### Problem details
How does the data below read from its first line through the line containing "Measured on AMD"? Print those lines exactly.

### Material for the task
-----
# alenxav/bWGR

Measured on AMD Instinct MI355X. Metric: MCMC iter/sec (full marker sweep), higher is better.
Workload: dtype f32 scalars, fixed-point / f64 residual, int8 genotypes; 1 GPU; c4: synthetic n=10000 x p=1000000 int8, BayesB pi=0.99 (1.2% of the markers in the model at the last sweep), exact chain (blocked sweep, block=128, 40 slabs x 256 rows + 1 sequencer, the chain alone on the GPU: 80 streamers x 128 rows, engine generation 3, lag 12 blocks); n=10000, p=1000000, model=BayesB, df=5, chains=1

## Files before the change

### bwgr_amd/csrc/bwgr_hip.hip

```cpp
#include <hip/hip_runtime.h>
#include <stdint.h>
#include <stdio.h>
#include <stdarg.h>
#include <string.h>
#include <math.h>
#include <vector>
#include <random>
#include <chrono>
#include <algorithm>
#include <mutex>
#include <atomic>
#include <memory>
#include <utility>
#include <type_traits>
#include "../../include/bwgr.h"
#include "devbufs.h"
#include "traits.h"
#include "rng.hip.h"
#include "sweep.hip.h"
#include "sweep3.hip.h"
#include "sweep2w.hip.h"
#include "sweep3p.hip.h"
#include "mrr.hip.h"
#include "uvb.hip.h"
// ... 544 lines not shown
    const uint4 v0 = *reinterpret_cast<const uint4 *>(base + (size_t)j * R), v1 = *reinterpret_cast<const uint4 *>(base + (size_t)(j + 1) * R);
    const uint4 v2 = *reinterpret_cast<const uint4 *>(base + (size_t)(j + 2) * R), v3 = *reinterpret_cast<const uint4 *>(base + (size_t)(j + 3) * R);
    const double c0 = (double)coef[j], c1 = (double)coef[j + 1], c2 = (double)coef[j + 2], c3 = (double)coef[j + 3];
    GEMV_COL(v0, c0) GEMV_COL(v1, c1) GEMV_COL(v2, c2) GEMV_COL(v3, c3)
  }
  for (; j < jb; ++j) { const uint4 v0 = *reinterpret_cast<const uint4 *>(base + (size_t)j * R); const double c0 = (double)coef[j]; GEMV_COL(v0, c0) }
#undef GEMV_COL
#undef GEMV_ADD
  double *o = part + (int64_t)c * ld + i0;
#pragma unroll
  for (int k = 0; k < 16; ++k) o[k] = acc[k];
}
__global__ void k_hat_finish(const double *part, int64_t ld, int nchunks, int n, float MU, float *hat, const double *cen_off = nullptr) {
  const int i = blockIdx.x * blockDim.x + threadIdx.x;
  if (i >= n) return;
  double s = cen_off ? -*cen_off : 0.0;
  for (int c = 0; c < nchunks; ++c) s += part[(int64_t)c * ld + i];
  const float f = (float)s;
  hat[i] = f + MU;
}


struct WgrScalars {
  double mu, Ve, Va, Sb, Se, MSx, vy, bb, B0, VE, VA, sumD, cxx;
  double Vp, VP, Sk;
};
template <typename XT>
__global__ void k_stats64(const XT *X, int R, int n, int p, double *xx, double *vx) {
  const int lane = threadIdx.x & 63;
  const int64_t j = (int64_t)blockIdx.x * (blockDim.x >> 6) + (threadIdx.x >> 6);
  if (j >= p) return;
  double s1 = 0, s2 = 0;
  for (int i = lane; i < n; i += 64) { const double v = (double)xval(X, xoff(i, j, R, p)); s1 += v; s2 = fma(v, v, s2); }
  s1 = wave_sum(s1); s2 = wave_sum(s2);
  s1 = __shfl(s1, 0, 64); s2 = __shfl(s2, 0, 64);
  const double mean = s1 / (double)n;
  double sv = 0;
  for (int i = lane; i < n; i += 64) { const double dev = (double)xval(X, xoff(i, j, R, p)) - mean; sv = fma(dev, dev, sv); }
  sv = wave_sum(sv);
  if (lane == 0) { xx[j] = s2; vx[j] = sv / (double)(n - 1); }
}
__global__ void k_dsum_stage1(const double *v, int64_t n, double *part, int square) {
  __shared__ double red[17];
  double s = 0;
  for (int64_t i = (int64_t)blockIdx.x * blockDim.x + threadIdx.x; i < n; i += (int64_t)gridDim.x * blockDim.x) s += square ? v[i] * v[i] : v[i];
  s = block_sum(s, red);
  if (threadIdx.x == 0) part[blockIdx.x] = s;
}
__global__ void k_wgr_init(const double *y, double *eR, int n, int64_t ld, const double *part, const double *part2, int p,
                           double df, double R2, WgrScalars *ws) {
  __shared__ double red[17];
  double s = 0;
  for (int i = threadIdx.x; i < n; i += blockDim.x) s += y[i];
  s = block_sum(s, red);
  const double mu = s / (double)n;
  double sv = 0;
  for (int i = threadIdx.x; i < n; i += blockDim.x) { const double dev = y[i] - mu; sv += dev * dev; }
  sv = block_sum(sv, red);
  double ms = 0, sx = 0;
  for (int i = threadIdx.x; i < 256; i += blockDim.x) { ms += part[i]; sx += part2[i]; }
  ms = block_sum(ms, red);
  sx = block_sum(sx, red);
  for (int64_t i = threadIdx.x; i < ld; i += blockDim.x) eR[i] = (i < n) ? (y[i] - mu) : 0.0;
  if (threadIdx.x == 0) {
    WgrScalars w; memset(&w, 0, sizeof(w));
    w.mu = mu; w.vy = sv / (double)(n - 1); w.MSx = ms; w.Ve = 1.0; w.Va = ms;
    w.Sb = (R2) * df * w.vy / ms; w.Se = (1 - R2) * df * w.vy; w.cxx = sx / (double)p;
    w.Sk = R2 * w.vy * (df + 2); w.Vp = 1.0;
    *ws = w;
  }
}
__global__ void k_wgr_marker_init(double *bR, double *dR, double *VbR, double *LR, double *B, double *D, double *VB, int p, const WgrScalars *ws) {
  const double Va = ws->Va, Ve = ws->Ve;
  for (int j = blockIdx.x * blockDim.x + threadIdx.x; j < p; j += gridDim.x * blockDim.x) {
    bR[j] = 0; dR[j] = 1; VbR[j] = Va; LR[j] = Va / Ve; B[j] = 0; D[j] = 0; VB[j] = 0;
  }
}
__global__ void k_wgr_pre(const double *bR, const double *dR, const double *LR, const double *xx64, const double *eR, float *bf, float *df_,
                          float *Lf, float *xxf, double *e64, int p, int n, int64_t ld, float pi, const WgrScalars *ws, ChainScalars *sc) {
  const int64_t gid = (int64_t)blockIdx.x * blockDim.x + threadIdx.x, gsz = (int64_t)gridDim.x * blockDim.x;
  for (int64_t j = gid; j < p; j += gsz) { bf[j] = (float)bR[j]; df_[j] = (float)dR[j]; Lf[j] = (float)LR[j]; xxf[j] = (float)xx64[j]; }
  for (int64_t i = gid; i < ld; i += gsz) e64[i] = (i < n) ? (double)(float)eR[i] : 0.0;
  if (gid == 0) {
    ChainScalars c; memset(&c, 0, sizeof(c));
    const float Ve = (float)ws->Ve;
    c.ve = Ve; c.pi = pi; c.C = -0.5f / sqrtf(Ve); c.odds = pi / (1.0f - pi); c.dfp1 = 1.0f;
    c.inc_rate = 1.0f - pi;
    c.nredo = sc->nredo;
    *sc = c;
  }
}
__global__ void k_wgr_post(const float *bf, const float *df_, double *bR, double *dR, double *VbR, int p, int use_d, int iv, int de,
                           double dfv, uint32_t iter, Rng rng, const WgrScalars *ws) {
  const double Sb = ws->Sb, Ve = ws->Ve, MSx = ws->MSx;
  for (int j = blockIdx.x * blockDim.x + threadIdx.x; j < p; j += gridDim.x * blockDim.x) {
    const double b = (double)bf[j];
    bR[j] = b;
    if (use_d) dR[j] = (double)df_[j];
    if (iv) VbR[j] = de ? sqrt(b * b * Ve / MSx) : (Sb + b * b) / rng_chisq(rng, dfv + 1.0, (uint32_t)j, iter, RNG_CHI);
  }
}
__global__ __launch_bounds__(1024) void k_wgr_scal(const double *e64, int n, double n_dof, int p, const double *bbpart, int iv, double dfv, uint32_t iter, Rng rng, WgrScalars *ws) {
  __shared__ double red[17];
  double ee = 0;
  for (int i = threadIdx.x; i < n; i += blockDim.x) { const double v = (double)(float)e64[i]; ee += v * v; }
  ee = block_sum(ee, red);
  double bb = 0;
  for (int i = threadIdx.x; i < 256; i += blockDim.x) bb += bbpart[i];
  bb = block_sum(bb, red);
  if (threadIdx.x == 0) {
    if (!iv) ws->Va = (bb + ws->Sb) / rng_chisq(rng, dfv + (double)p, RNG_GLOBAL_MARKER, iter, RNG_G_VB);
    ws->Ve = (ee + ws->Se) / rng_chisq(rng, n_dof + dfv, RNG_GLOBAL_MARKER, iter, RNG_G_VE);
    ws->bb = bb;
  }
}
__global__ void k_wgr_L(const double *bR, const double *dR, double *VbR, double *LR, double *B, double *D, double *VB, int p, int iv, int accumulate, const WgrScalars *ws) {
  const double Ve = ws->Ve, Va = ws->Va;
  for (int j = blockIdx.x * blockDim.x + threadIdx.x; j < p; j += gridDim.x * blockDim.x) {
    if (!iv) VbR[j] = Va;
    LR[j] = Ve / VbR[j];
    if (accumulate) { B[j] += bR[j]; D[j] += dR[j]; if (iv) VB[j] += VbR[j]; }
  }
}
__global__ void k_wgr_efinish(const double *part, int64_t ld, int nchunks, int n, const double *y, double *eR, const WgrScalars *ws) {
  const int i = blockIdx.x * blockDim.x + threadIdx.x;
  if (i >= n) return;
  double s = 0;
  for (int c = 0; c < nchunks; ++c) s += part[(int64_t)c * ld + i];
  eR[i] = y[i] - ws->mu - s;
}
__global__ __launch_bounds__(1024) void k_wgr_mu(double *eR, int n, int iv, int accumulate, uint32_t iter, Rng rng, WgrScalars *ws) {
  __shared__ double red[17];
  double s = 0;
  for (int i = threadIdx.x; i < n; i += blockDim.x) s += eR[i];
  s = block_sum(s, red);
  const double mu0 = s / (double)n + (ws->Ve / (double)n) * rng_normal(rng, RNG_GLOBAL_MARKER, iter, RNG_G_MU, 0);
  for (int i = threadIdx.x; i < n; i += blockDim.x) eR[i] -= mu0;
  __syncthreads();
  if (threadIdx.x == 0) {
    ws->mu += mu0;
    if (accumulate) { ws->B0 += ws->mu; ws->VE += ws->Ve; if (!iv) ws->VA += ws->Va; }
  }
}
__global__ void k_wgr_pre_k(const double *hR, const double *Vd, const double *eR, float *hf, float *dhf, float *xxKf, float *Lkf, double *e64,
                            int pk, int n, int64_t ld, const WgrScalars *ws, ChainScalars *sc) {
  const int64_t gid = (int64_t)blockIdx.x * blockDim.x + threadIdx.x, gsz = (int64_t)gridDim.x * blockDim.x;
  const double Ve = ws->Ve, Vp = ws->Vp;
  for (int64_t k = gid; k < pk; k += gsz) { hf[k] = (float)hR[k]; dhf[k] = 0.0f; xxKf[k] = 1.0f; Lkf[k] = (float)(Ve / (Vd[k] * Vp)); }
  for (int64_t i = gid; i < ld; i += gsz) e64[i] = (i < n) ? (double)(float)eR[i] : 0.0;
  if (gid == 0) {
    ChainScalars c; memset(&c, 0, sizeof(c));
    const float Vef = (float)Ve;
    c.ve = Vef; c.pi = 0.0f; c.C = -0.5f / sqrtf(Vef); c.odds = 0.0f; c.dfp1 = 1.0f;
    *sc = c;
  }
}
__global__ void k_wgr_post_k(const float *hf, double *hR, const double *e64, double *eR, int pk, int n) {
  const int64_t gid = (int64_t)blockIdx.x * blockDim.x + threadIdx.x, gsz = (int64_t)gridDim.x * blockDim.x;
  for (int64_t k = gid; k < pk; k += gsz) hR[k] = (double)hf[k];
  for (int64_t i = gid; i < n; i += gsz) eR[i] = (double)(float)e64[i];
}
__global__ __launch_bounds__(1024) void k_wgr_vp(const double *hR, const double *Vd, int pk, double dfv, uint32_t iter, Rng rng, WgrScalars *ws) {
  __shared__ double red[17];
  double s = 0;
  for (int k = threadIdx.x; k < pk; k += blockDim.x) s += hR[k] * hR[k] / Vd[k];
  s = block_sum(s, red);
  if (threadIdx.x == 0) ws->Vp = (s + ws->Sk) / rng_chisq(rng, dfv + (double)pk, RNG_GLOBAL_MARKER, iter, RNG_G_VK);
}
__global__ void k_uh(const double *Ud, const double *coef, int n, int pk, double scale, double *out, int accumulate_into_neg) {
  const int i = blockIdx.x * blockDim.x + threadIdx.x;
  if (i >= n) return;
  double s = 0;
  for (int k = 0; k < pk; ++k) s = fma(Ud[(size_t)k * n + i], coef[k] * scale, s);
  if (accumulate_into_neg) out[i] -= s; else out[i] = s;
}
__global__ void k_wgr_accum_k(const double *hR, double *H, int pk, WgrScalars *ws) {
  for (int k = blockIdx.x * blockDim.x + threadIdx.x; k < pk; k += gridDim.x * blockDim.x) H[k] += hR[k];
  if (blockIdx.x == 0 && threadIdx.x == 0) ws->VP += ws->Vp;
}
__global__ void k_add_vec(double *a, const double *b, int n) {
  const int i = blockIdx.x * blockDim.x + threadIdx.x;
  if (i < n) a[i] += b[i];
}
template <typename XT>
__global__ void k_gather_rows(const XT *Xb, int Rb, const int *use, int nb, XT *Xo, int Ro, int64_t ldo, int64_t p) {
  const int64_t total = p * ldo;
  for (int64_t idx = (int64_t)blockIdx.x * blockDim.x + threadIdx.x; idx < total; idx += (int64_t)gridDim.x * blockDim.x) {
    const int64_t j = idx / ldo, i = idx - j * ldo;
    XT v = (XT)0;
    if (i < nb) v = Xb[xoff(use[i], j, Rb, p)];
    Xo[xoff(i, j, Ro, p)] = v;
  }
}
__global__ __launch_bounds__(256) void k_gather_rows_i8(const int8_t *Xb, int Rb, int64_t ldb, const int *use, int nb, int8_t *Xo, int Ro,
                                                         int64_t ldo, int64_t p, int mpw) {
  extern __shared__ __attribute__((aligned(16))) unsigned char col[];
  const int64_t j0 = (int64_t)blockIdx.x * mpw;
  const int nm = (int)min((int64_t)mpw, p - j0);
  const int cin = (int)(ldb / 16), cout = (int)(ldo / 16);
  for (int c = threadIdx.x; c < nm * cin; c += 256) {
    const int jj = c / cin, ci = c - jj * cin;
    const int64_t i = 16 * (int64_t)ci;
    reinterpret_cast<uint4 *>(col + (size_t)jj * ldb)[ci] = *reinterpret_cast<const uint4 *>(Xb + xoff(i, j0 + jj, Rb, p));
  }
  __syncthreads();
  for (int co = threadIdx.x; co < cout; co += 256) {
    int ui[16];
#pragma unroll
    for (int k = 0; k < 16; ++k) { const int i = 16 * co + k; ui[k] = (i < nb) ? use[i] : -1; }
    for (int jj = 0; jj < nm; ++jj) {
      const unsigned char *cj = col + (size_t)jj * ldb;
      uint32_t w[4];
#pragma unroll
      for (int q = 0; q < 4; ++q) {
        uint32_t v = 0;
#pragma unroll
        for (int k = 0; k < 4; ++k) { const int u = ui[4 * q + k]; v |= ((u >= 0) ? (uint32_t)cj[u] : 0u) << (8 * k); }
        w[q] = v;
      }
      *reinterpret_cast<uint4 *>(Xo + xoff(16 * (int64_t)co, j0 + jj, Ro, p)) = make_uint4(w[0], w[1], w[2], w[3]);
    }
  }
}
__global__ void k_gather_e(const double *eR, const int *use, int nb, int64_t ldo, double *e64) {
  for (int64_t i = (int64_t)blockIdx.x * blockDim.x + threadIdx.x; i < ldo; i += (int64_t)gridDim.x * blockDim.x)
    e64[i] = (i < nb) ? (double)(float)eR[use[i]] : 0.0;
}
__global__ void k_scale_d(double *v, int64_t n, double s) {
  for (int64_t i = (int64_t)blockIdx.x * blockDim.x + threadIdx.x; i < n; i += (int64_t)gridDim.x * blockDim.x) v[i] *= s;
}
__global__ void k_set_bg(ChainScalars *sc, float bg) { sc->bg = bg; }
__global__ void k_wgr_final(double *B, double *D, double *VB, int p, double mc, const double *dpart, int iv, WgrScalars *ws) {
  __shared__ double red[17];
  double sd = 0;
  for (int i = threadIdx.x; i < 256; i += blockDim.x) sd += dpart[i];
  sd = block_sum(sd, red);
  const double meanD = sd / mc / (double)p;
  for (int j = threadIdx.x; j < p; j += blockDim.x) { D[j] = D[j] / mc; B[j] = B[j] / mc / meanD; if (iv) VB[j] = VB[j] / mc; }
  if (threadIdx.x == 0) ws->sumD = sd;
}
__global__ void k_hat64_finish(const double *part, int64_t ld, int nchunks, int n, double B0, double *hat) {
  const int i = blockIdx.x * blockDim.x + threadIdx.x;
  if (i >= n) return;
  double s = 0;
  for (int c = 0; c < nchunks; ++c) s += part[(int64_t)c * ld + i];
  hat[i] = B0 + s;
}

__global__ void k_synth(int8_t *X, int64_t ld, int n, int64_t p, int64_t col0, uint32_t k0, uint32_t k1, float *freq) {
  const int64_t quads = ld / 4;
  const int64_t total = p * quads;
  for (int64_t idx = (int64_t)blockIdx.x * blockDim.x + threadIdx.x; idx < total; idx += (int64_t)gridDim.x * blockDim.x) {
    const int64_t j = idx / quads, q = idx - j * quads;
    const uint32_t jg = (uint32_t)(col0 + j);
    const uint4 fj = philox4x32_10(jg, 0u, 33u, 0u, k0, k1);
    const float f = 0.05f + 0.45f * ((float)(fj.x >> 8) * (1.0f / 16777216.0f));
    const uint32_t thr = (uint32_t)(f * 16777216.0f);
    if (q == 0 && freq) freq[j] = f;
    const uint4 a = philox4x32_10((uint32_t)q, jg, 32u, 0u, k0, k1);
    const uint4 c = philox4x32_10((uint32_t)q, jg, 32u, 1u, k0, k1);
    const uint32_t w[8] = {a.x, a.y, a.z, a.w, c.x, c.y, c.z, c.w};
    uint32_t packed = 0;
#pragma unroll
    for (int r = 0; r < 4; ++r) {
      uint32_t g = ((w[2 * r] >> 8) < thr) + ((w[2 * r + 1] >> 8) < thr);
      if (q * 4 + r >= n) g = 0;
      packed |= g << (8 * r);
    }
    *reinterpret_cast<uint32_t *>(X + j * ld + q * 4) = packed;
  }
}
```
-----
### Your response
# alenxav/bWGR

Measured on AMD Instinct MI355X. Metric: MCMC iter/sec (full marker sweep), higher is better.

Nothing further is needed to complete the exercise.